Operating System - OpenVMS
1754392 Members
2766 Online
108813 Solutions
New Discussion юеВ

Disk trashing, DIOLM and Oracle on esa-12000

 
SOLVED
Go to solution
Miguel Ward
Advisor

Disk trashing, DIOLM and Oracle on esa-12000

Hi:
Have Openvms cluster 7.3-2 with ds25/2cpu+ds20e/2cpu with an esa-12000 disk cabinet.

We now have four Oracle 9.0.1.4 databases on this cluster and are having numerous disk timeouts at different times of the day (disks go into mount verification, etc.).

Oracle states I should have a minimum of 100 for DIOLM but from reading other threads, etc (specifically backup suggestions) this value would seem way to high and I possibly should lower value to 32 at the most or maybe even less.

Has anyone experimented with lower numbers?, I don't want to change this value plus PQL_MDIOLM if it entails any mayor risk.

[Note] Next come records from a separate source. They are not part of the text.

# lrjconan/LanczosNetwork

Measured on NVIDIA H100. Metric: QM8 molecules/sec (forward), higher is better.
Workload: dtype f32

## Files before the change

### lanczosnetwork_b200/csrc/filter_mlp_chain.cu

```cuda
#include "tc_gemm.cuh"

namespace {

constexpr int S0MAX = 8;

struct ChainPolicy {
  static constexpr int kStagesB = 2;
  static constexpr int kStagesA = 4;
  struct Params {
    const float* table;
    const int32_t* rowmap;
    const int32_t* nrows;
    const float* W_hi;
    const float* W_lo;
    const float* bias_all;
    float* coeff;
    int Rall, L, S, Hd;
    int dbg;
  };
  static __device__ __forceinline__ bool mma0(const Params& p) { return p.S > S0MAX; }
  static __device__ __forceinline__ int first_stage(const Params& p) { return mma0(p) ? 0 : 1; }
  static __device__ __forceinline__ int steps_per_item(const Params& p) { return mma0(p) ? 4 : 2; }
  static __device__ __forceinline__ int rows(const Params& p) { return p.nrows ? __ldg(p.nrows) : p.Rall; }
  static __device__ __forceinline__ int ntile(const Params& p) { return (rows(p) + tcg::BM - 1) / tcg::BM; }
  static __device__ __forceinline__ void item_range(const Params& p, int cta, int ncta, int& first,
                                                    int& count) {
    const int items = ntile(p) * p.L, base = items / ncta, rem = items % ncta;
    count = base + (cta < rem ? 1 : 0);
    first = cta * base + min(cta, rem);
  }
  static __device__ __forceinline__ int num_steps(const Params& p, int cta, int ncta) {
    int first, count;
    item_range(p, cta, ncta, first, count);
    return count * steps_per_item(p);
  }
  static __device__ __forceinline__ void decode(const Params& p, int cta, int ncta, int it,
                                                int& m_tile, int& sub) {
    const int per = steps_per_item(p), nt = ntile(p);
    int first, count;
    item_range(p, cta, ncta, first, count);
    const int item = first + it / per;
    m_tile = item % nt;
    sub = (item / nt) * 4 + first_stage(p) + it % per;
  }
  static __device__ __forceinline__ int num_kblocks(const Params& p, int sub) {
    return (sub & 3) == 0 ? 1 : p.Hd / tcg::BK;
  }
  static __device__ __forceinline__ int w_row0(const Params& p, int layer, int stage) {
    return layer * (3 * p.Hd + p.S) + stage * p.Hd;
  }
  static __device__ __forceinline__ void w_coords(const Params& p, int sub, int kb, int& col0, int& row0) {
    col0 = kb * tcg::BK;
    row0 = w_row0(p, sub >> 2, sub & 3);
  }
  static __device__ __forceinline__ bool operand_from_acc(const Params& p, int sub) {
    return (sub & 3) > first_stage(p);
  }
  static __device__ __forceinline__ float acc_operand(const Params&, const uint8_t* policy_smem, int sub, int col,
                                                      float x) {
    const float* bs = reinterpret_cast<const float*>(policy_smem) + BS_OFF;
    return fmaxf(x + bs[(sub & 3) * tcg::BN + col], 0.f);
  }

  const Params& p;
  const int tid, r;
  static constexpr int BS_OFF = 2 * tcg::BN * S0MAX;
  float* W1s;
  float* W3s;
  float* bs;
  float* b3s;
  int src, cur_layer;
  float tv[S0MAX];
  float o[S0MAX];

  static size_t smem_bytes() {
    return (BS_OFF + 3 * tcg::BN + S0MAX) * 4;
  }

  __device__ ChainPolicy(const Params& p_, uint8_t* smem, int tid_)
      : p(p_), tid(tid_), r(tid_ & 127), src(-1), cur_layer(-1) {
    W1s = reinterpret_cast<float*>(smem);
    W3s = W1s + tcg::BN * S0MAX;
    bs = W1s + BS_OFF;
    b3s = bs + 3 * tcg::BN;
  }

  __device__ void step_begin(int m_tile, int sub, int, tcg::PhaseTimer& tm) {
    const int layer = sub >> 2;
    if ((sub & 3) != first_stage(p)) return;
    const int i = m_tile * tcg::BM + r;
    src = i < rows(p) ? (p.rowmap ? __ldg(p.rowmap + i) : i) : -1;
    if (layer != cur_layer) {
      tcg::producers_sync<ChainPolicy>();
      const int row0 = w_row0(p, layer, 0), row3 = w_row0(p, layer, 3);
      if (!mma0(p)) {
#pragma unroll 4
        for (int e = tid; e < p.Hd * S0MAX; e += tcg::producer_threads<ChainPolicy>) {
          const int c = e / S0MAX, k = e - c * S0MAX;
          const int64_t o1 = (int64_t)(row0 + c) * p.Hd + k;
          W1s[e] = (k < p.S) ? __ldg(p.W_hi + o1) + __ldg(p.W_lo + o1) : 0.f;
          const int64_t o3 = (int64_t)(row3 + k) * p.Hd + c;
          W3s[e] = (k < p.S) ? __ldg(p.W_hi + o3) + __ldg(p.W_lo + o3) : 0.f;
        }
        if (tid < S0MAX) b3s[tid] = tid < p.S ? __ldg(p.bias_all + row3 + tid) : 0.f;
      }
      for (int e = tid; e < 3 * tcg::BN; e += tcg::producer_threads<ChainPolicy>) {
        const int st = e / tcg::BN, c = e - st * tcg::BN;
        bs[e] = c < p.Hd ? __ldg(p.bias_all + row0 + st * p.Hd + c) : 0.f;
      }
      tcg::producers_sync<ChainPolicy>();
      cur_layer = layer;
      tm.lap(1);
    }
    if (mma0(p)) return;
#pragma unroll
    for (int k = 0; k < S0MAX; ++k)
      tv[k] = (src >= 0 && k < p.S) ? __ldg(p.table + (int64_t)src * p.S + k) : 0.f;
  }

  __device__ __forceinline__ void produce(int sub, int kb, float (&v)[32]) {
    if ((sub & 3) == 0) {
#pragma unroll
      for (int j = 0; j < 32; ++j)
        v[j] = (src >= 0 && j < p.S) ? __ldg(p.table + (int64_t)src * p.S + j) : 0.f;
      return;
    }
#pragma unroll
    for (int j = 0; j < 32; ++j) {
      const int c = kb * tcg::BK + j;
      const float4* wr = reinterpret_cast<const float4*>(W1s + c * S0MAX);
      const float4 wa = wr[0], wb = wr[1];
      float a = bs[c];
      a = fmaf(tv[0], wa.x, a); a = fmaf(tv[1], wa.y, a); a = fmaf(tv[2], wa.z, a); a = fmaf(tv[3], wa.w, a);
      a = fmaf(tv[4], wb.x, a); a = fmaf(tv[5], wb.y, a); a = fmaf(tv[6], wb.z, a); a = fmaf(tv[7], wb.w, a);
      v[j] = fmaxf(a, 0.f);
    }
  }
  __device__ __forceinline__ void pre_epilogue(int) {}
  __device__ __forceinline__ void post_epilogue(int) {}

  __device__ __forceinline__ void store(int sub, int col, const float (&x)[tcg::EW]) {
    const int layer = sub >> 2, stage = sub & 3;
    if (stage == 3) {
      if (src < 0 || col >= p.S) return;
      const float* bias = p.bias_all + w_row0(p, layer, stage);
      float* dst = p.coeff + ((int64_t)layer * p.Rall + src) * p.S;
#pragma unroll
      for (int j = 0; j < tcg::EW; ++j)
        if (col + j < p.S) dst[col + j] = x[j] + __ldg(bias + col + j);
      return;
    }
    if (col >= p.Hd) return;
    const float* b2 = bs + 2 * tcg::BN;
    if (col == 0) {
#pragma unroll
      for (int s = 0; s < S0MAX; ++s) o[s] = 0.f;
    }
#pragma unroll
    for (int j = 0; j < tcg::EW; ++j) {
      const float y = fmaxf(x[j] + b2[col + j], 0.f);
      const float4* wr = reinterpret_cast<const float4*>(W3s + (col + j) * S0MAX);
      const float4 wa = wr[0], wb = wr[1];
      o[0] = fmaf(y, wa.x, o[0]); o[1] = fmaf(y, wa.y, o[1]);
      o[2] = fmaf(y, wa.z, o[2]); o[3] = fmaf(y, wa.w, o[3]);
      o[4] = fmaf(y, wb.x, o[4]); o[5] = fmaf(y, wb.y, o[5]);
      o[6] = fmaf(y, wb.z, o[6]); o[7] = fmaf(y, wb.w, o[7]);
    }
    if (col + tcg::EW < p.Hd || src < 0) return;
    float* dst = p.coeff + ((int64_t)layer * p.Rall + src) * p.S;
#pragma unroll
    for (int s = 0; s < S0MAX; ++s)
      if (s < p.S) dst[s] = o[s] + b3s[s];
  }
};

__global__ void __launch_bounds__(1024)
ritz_rowmap_kernel(const int32_t* __restrict__ gext, int B, int K, int32_t* __restrict__ rowmap,
                   int32_t* __restrict__ nrows) {
  __shared__ int warp_sums[32];
  __shared__ int gbase[1024], gk[1024];
  __shared__ int running;
  const int tid = threadIdx.x, lane = tid & 31, warp = tid >> 5;
  if (tid == 0) running = 0;
  __syncthreads();
  for (int b0 = 0; b0 < B; b0 += 1024) {
    const int b = b0 + tid;
    int k = (b < B) ? min(gext[b * 2 + 1], K) : 0;
    int incl = k;
#pragma unroll
    for (int o = 1; o < 32; o <<= 1) {
      const int t = __shfl_up_sync(0xffffffffu, incl, o);
      if (lane >= o) incl += t;
    }
    if (lane == 31) warp_sums[warp] = incl;
    __syncthreads();
    if (warp == 0) {
      int w = warp_sums[lane], wi = w;
#pragma unroll
      for (int o = 1; o < 32; o <<= 1) {
        const int t = __shfl_up_sync(0xffffffffu, wi, o);
        if (lane >= o) wi += t;
      }
      warp_sums[lane] = wi - w;
    }
    __syncthreads();
    const int base = running + warp_sums[warp] + incl - k;
    gbase[tid] = base;
    gk[tid] = k;
    __syncthreads();
    if (tid == 1023) running = base + k;
    for (int j = warp; j < 1024 && b0 + j < B; j += 32)
      for (int i = lane; i < gk[j]; i += 32) rowmap[gbase[j] + i] = (b0 + j) * K + i;
    __syncthreads();
  }
  if (tid == 0) nrows[0] = running;
}

}
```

If need more info please let me know.

Thanks
13 REPLIES 13
Marc Van den Broeck
Trusted Contributor

Re: Disk trashing, DIOLM and Oracle on esa-12000

Hi,

we have two ds25/2cpu in our cluster with disc cabinet (hsz80) and we use the value of 150 for DIOLM (which is the default on Alpha).
The 2 Oracle instances we have on this cluster behaves nice.

Rgds
Marc
Volker Halle
Honored Contributor

Re: Disk trashing, DIOLM and Oracle on esa-12000

Miguel,

please confirm, that you are using HSG80 controllers for accessing your storage.

If so, you can check with the following commands, whether your systems are suffering from QF seen or Seq Tmo:

$ SET TERM/WID=132
$ ANAL/SYS
SDA> FC STDT/ALL
SDA> EXIT

If you see non-zero counters in colums QF seen or Seq Tmo, you may be overloading your HSG80s. You need to issue the above commands on each of your OpenVMS systems.

Volker.
John Abbott_2
Esteemed Contributor

Re: Disk trashing, DIOLM and Oracle on esa-12000


Have you analyzed the error log file for the mnt vfys ? any clues ?

What's in the esa12K; HSZ??, any errors on the controller console(s) ? What ACS version are they running ? SHOW UNIT SHOW xxx anything reconstructing, SHOW THIS SHOW OTHER - consollers OK ? Do you record the HSZ console output ? If not I'd keep a recorded terminal attached and monitor when you get the slow down.

J.
Don't do what Donny Dont does
Miguel Ward
Advisor

Re: Disk trashing, DIOLM and Oracle on esa-12000

Thanks for suggestions.

Running with hsz80,Software V83Z-0, Hardware E04 (is this ok?).

No disks reconstructing, all ok, except for repeated remount operations at certain times of the day for all disks involved (times seem to repeat from day to day, thus would imagine something really io demanding, which also trying to trace...).

Will try to connect console to see if any messages are reported.

Are there any counters I can read on Vms (you suggested a command for hsg80, any equivalent for hsz80?)

anal/err/elv summary gives, for example:

8128 Device Error 21-MAR-2007 06:12:48.71 PM5 DEVICE_ERRORS
8129 Device Error 21-MAR-2007 06:12:48.71 PM5 DEVICE_ERRORS
8130 Device Error 21-MAR-2007 06:12:48.72 PM5 DEVICE_ERRORS
8131 Asynchronous Device Attention 21-MAR-2007 06:17:25.89 PM5 ATTENTIONS
8132 Time Stamp 21-MAR-2007 06:28:40.78 PM5 CONTROL_ENTRIES
8133 Device Error 21-MAR-2007 06:30:24.57 PM5 DEVICE_ERRORS
8134 Asynchronous Device Attention 21-MAR-2007 06:35:28.98 PM5 ATTENTIONS

In just 8 hours I have:
ATTENTIONS 23
CONTROL_ENTRIES 27
DEVICE_ERRORS 44

Thanks
Volker Halle
Honored Contributor

Re: Disk trashing, DIOLM and Oracle on esa-12000

Miguel,

no equivalent commands for HSZ80.

You seem to be having some kind of HW problems. Consider to use DECevent to translate your errorlog. You need to find out, what adapters/devices these errors are being logged for.

Volker.
Bill Hall
Honored Contributor

Re: Disk trashing, DIOLM and Oracle on esa-12000

Miguel,

Make sure you have the latest fibre-scsi ECO for V7.3-2 installed on your cluster. Also, upgrade the firmware on your HSG80s to 8.8-4 (patches 3 and 4 on top of 8.8-2 were the latest I have seen).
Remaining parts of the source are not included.